(Extracted data entries)
______________________________

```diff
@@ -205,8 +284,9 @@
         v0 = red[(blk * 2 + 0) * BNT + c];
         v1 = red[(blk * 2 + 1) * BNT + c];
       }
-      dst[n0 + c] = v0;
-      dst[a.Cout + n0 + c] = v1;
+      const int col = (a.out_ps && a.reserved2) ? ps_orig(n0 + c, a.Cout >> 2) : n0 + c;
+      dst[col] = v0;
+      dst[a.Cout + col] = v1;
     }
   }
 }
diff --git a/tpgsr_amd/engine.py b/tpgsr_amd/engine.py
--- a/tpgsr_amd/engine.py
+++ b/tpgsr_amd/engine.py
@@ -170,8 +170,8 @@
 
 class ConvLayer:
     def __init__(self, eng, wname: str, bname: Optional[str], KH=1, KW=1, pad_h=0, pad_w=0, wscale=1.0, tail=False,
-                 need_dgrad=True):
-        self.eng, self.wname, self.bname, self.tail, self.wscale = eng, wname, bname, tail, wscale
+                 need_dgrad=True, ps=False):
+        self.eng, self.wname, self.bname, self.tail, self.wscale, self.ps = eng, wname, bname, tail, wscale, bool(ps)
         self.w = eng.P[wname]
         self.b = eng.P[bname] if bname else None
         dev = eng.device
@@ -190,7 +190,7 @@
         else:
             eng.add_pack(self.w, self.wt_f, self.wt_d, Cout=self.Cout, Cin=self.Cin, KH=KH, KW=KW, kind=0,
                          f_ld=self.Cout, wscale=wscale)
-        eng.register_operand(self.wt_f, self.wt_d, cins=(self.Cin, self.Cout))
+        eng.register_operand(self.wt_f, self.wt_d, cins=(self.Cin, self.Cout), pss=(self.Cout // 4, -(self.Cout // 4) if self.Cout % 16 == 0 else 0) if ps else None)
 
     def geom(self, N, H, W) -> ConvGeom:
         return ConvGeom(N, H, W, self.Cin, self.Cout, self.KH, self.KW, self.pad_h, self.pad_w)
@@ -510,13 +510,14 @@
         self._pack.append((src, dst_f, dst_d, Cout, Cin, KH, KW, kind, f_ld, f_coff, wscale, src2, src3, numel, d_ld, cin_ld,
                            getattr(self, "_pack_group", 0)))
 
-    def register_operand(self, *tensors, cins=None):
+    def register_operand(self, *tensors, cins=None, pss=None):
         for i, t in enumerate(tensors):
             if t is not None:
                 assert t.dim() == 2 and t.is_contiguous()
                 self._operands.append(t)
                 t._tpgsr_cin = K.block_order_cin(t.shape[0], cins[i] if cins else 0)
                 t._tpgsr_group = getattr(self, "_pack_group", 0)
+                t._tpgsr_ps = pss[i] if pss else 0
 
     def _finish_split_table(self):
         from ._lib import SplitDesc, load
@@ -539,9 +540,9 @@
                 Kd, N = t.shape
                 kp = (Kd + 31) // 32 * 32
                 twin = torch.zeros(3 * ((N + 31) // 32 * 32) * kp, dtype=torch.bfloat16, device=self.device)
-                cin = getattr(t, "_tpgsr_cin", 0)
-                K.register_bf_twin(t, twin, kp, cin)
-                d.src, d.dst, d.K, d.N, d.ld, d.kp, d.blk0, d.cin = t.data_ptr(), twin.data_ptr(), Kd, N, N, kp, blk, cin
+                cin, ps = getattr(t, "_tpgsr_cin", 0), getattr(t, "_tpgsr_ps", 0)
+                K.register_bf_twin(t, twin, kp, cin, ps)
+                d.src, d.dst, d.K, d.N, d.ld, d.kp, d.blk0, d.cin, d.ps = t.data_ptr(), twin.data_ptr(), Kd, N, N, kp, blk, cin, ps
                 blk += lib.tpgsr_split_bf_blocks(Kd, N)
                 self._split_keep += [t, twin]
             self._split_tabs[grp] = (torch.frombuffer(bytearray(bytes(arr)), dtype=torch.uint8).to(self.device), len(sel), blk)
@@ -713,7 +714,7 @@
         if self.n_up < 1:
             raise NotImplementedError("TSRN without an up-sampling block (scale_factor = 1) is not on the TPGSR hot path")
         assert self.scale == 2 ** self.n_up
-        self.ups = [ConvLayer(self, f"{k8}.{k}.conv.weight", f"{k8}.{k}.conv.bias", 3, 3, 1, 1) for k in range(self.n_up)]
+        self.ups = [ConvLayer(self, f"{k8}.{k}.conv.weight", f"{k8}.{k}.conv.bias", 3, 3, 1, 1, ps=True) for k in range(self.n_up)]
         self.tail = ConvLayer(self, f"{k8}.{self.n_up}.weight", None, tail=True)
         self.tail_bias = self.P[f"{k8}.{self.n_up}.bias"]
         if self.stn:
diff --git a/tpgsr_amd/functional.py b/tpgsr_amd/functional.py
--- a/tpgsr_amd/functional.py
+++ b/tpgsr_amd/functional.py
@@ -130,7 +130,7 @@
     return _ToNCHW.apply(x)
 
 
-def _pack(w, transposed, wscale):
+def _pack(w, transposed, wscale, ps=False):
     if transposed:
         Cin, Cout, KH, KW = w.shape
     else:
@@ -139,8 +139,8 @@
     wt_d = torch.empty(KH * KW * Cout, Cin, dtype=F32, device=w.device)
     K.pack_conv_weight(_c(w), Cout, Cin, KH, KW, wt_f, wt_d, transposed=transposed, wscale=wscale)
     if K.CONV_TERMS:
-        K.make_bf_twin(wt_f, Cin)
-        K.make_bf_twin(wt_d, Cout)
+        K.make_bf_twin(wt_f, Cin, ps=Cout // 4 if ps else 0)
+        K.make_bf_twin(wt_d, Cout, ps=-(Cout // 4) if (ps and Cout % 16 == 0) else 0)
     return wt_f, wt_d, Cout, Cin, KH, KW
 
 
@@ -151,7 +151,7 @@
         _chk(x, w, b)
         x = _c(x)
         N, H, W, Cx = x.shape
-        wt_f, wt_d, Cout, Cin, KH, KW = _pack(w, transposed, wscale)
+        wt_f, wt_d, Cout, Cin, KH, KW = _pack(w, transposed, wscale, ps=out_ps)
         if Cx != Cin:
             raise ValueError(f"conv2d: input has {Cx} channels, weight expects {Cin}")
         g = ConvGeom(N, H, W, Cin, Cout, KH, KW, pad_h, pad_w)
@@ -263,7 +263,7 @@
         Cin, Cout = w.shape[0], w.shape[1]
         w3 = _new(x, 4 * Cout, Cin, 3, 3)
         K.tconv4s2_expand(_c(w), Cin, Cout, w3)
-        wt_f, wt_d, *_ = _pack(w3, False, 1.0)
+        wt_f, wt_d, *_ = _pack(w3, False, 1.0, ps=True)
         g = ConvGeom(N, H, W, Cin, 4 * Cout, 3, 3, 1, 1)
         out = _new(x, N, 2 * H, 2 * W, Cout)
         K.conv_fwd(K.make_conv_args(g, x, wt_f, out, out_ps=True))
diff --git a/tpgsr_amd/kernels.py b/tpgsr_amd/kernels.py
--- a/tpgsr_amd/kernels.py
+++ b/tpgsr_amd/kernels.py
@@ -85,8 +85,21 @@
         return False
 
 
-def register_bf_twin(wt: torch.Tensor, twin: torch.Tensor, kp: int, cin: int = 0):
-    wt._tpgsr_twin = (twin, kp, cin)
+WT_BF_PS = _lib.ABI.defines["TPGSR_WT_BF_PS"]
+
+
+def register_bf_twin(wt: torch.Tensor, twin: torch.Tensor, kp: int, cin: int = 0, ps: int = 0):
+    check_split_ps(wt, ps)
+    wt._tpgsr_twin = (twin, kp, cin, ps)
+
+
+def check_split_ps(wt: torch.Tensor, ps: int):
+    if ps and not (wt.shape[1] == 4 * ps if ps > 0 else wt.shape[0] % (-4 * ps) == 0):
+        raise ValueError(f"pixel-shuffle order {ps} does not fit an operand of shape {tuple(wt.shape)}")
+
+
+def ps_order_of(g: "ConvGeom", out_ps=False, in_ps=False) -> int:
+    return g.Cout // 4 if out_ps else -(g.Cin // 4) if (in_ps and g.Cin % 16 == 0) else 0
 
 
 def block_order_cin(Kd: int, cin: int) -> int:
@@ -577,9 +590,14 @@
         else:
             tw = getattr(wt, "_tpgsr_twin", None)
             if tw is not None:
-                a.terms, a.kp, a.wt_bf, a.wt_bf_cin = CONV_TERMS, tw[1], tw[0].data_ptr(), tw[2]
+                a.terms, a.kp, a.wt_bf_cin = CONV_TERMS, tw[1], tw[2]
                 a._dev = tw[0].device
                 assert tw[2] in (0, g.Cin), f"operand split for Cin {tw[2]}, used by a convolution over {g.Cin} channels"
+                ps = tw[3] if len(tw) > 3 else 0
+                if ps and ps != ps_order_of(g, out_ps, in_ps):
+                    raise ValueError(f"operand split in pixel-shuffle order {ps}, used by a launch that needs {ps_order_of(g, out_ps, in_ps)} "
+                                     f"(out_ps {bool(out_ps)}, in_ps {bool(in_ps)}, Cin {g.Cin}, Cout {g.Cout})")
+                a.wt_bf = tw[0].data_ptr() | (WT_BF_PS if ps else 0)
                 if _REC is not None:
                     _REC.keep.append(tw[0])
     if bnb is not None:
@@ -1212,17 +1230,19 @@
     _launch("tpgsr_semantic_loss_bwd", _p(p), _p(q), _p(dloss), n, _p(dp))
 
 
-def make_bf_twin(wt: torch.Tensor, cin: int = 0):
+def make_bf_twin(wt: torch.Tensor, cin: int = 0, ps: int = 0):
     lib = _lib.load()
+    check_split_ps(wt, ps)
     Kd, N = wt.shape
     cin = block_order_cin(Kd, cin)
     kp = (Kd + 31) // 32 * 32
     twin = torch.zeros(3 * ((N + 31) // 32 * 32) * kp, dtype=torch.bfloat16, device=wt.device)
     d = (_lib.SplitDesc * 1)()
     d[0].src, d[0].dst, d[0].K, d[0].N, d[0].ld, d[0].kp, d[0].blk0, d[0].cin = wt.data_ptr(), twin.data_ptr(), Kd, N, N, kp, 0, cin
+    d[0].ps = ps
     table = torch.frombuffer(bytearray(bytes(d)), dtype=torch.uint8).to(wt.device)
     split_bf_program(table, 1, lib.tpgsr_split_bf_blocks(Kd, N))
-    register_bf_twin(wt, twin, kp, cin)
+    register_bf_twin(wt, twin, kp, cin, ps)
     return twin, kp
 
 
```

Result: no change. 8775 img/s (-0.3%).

______________________________

*Description of the task*
The answer must consist of every line from the entries above that contains "kernels".

*Exercise answer*
diff --git a/tpgsr_amd/kernels.py b/tpgsr_amd/kernels.py
--- a/tpgsr_amd/kernels.py
+++ b/tpgsr_amd/kernels.py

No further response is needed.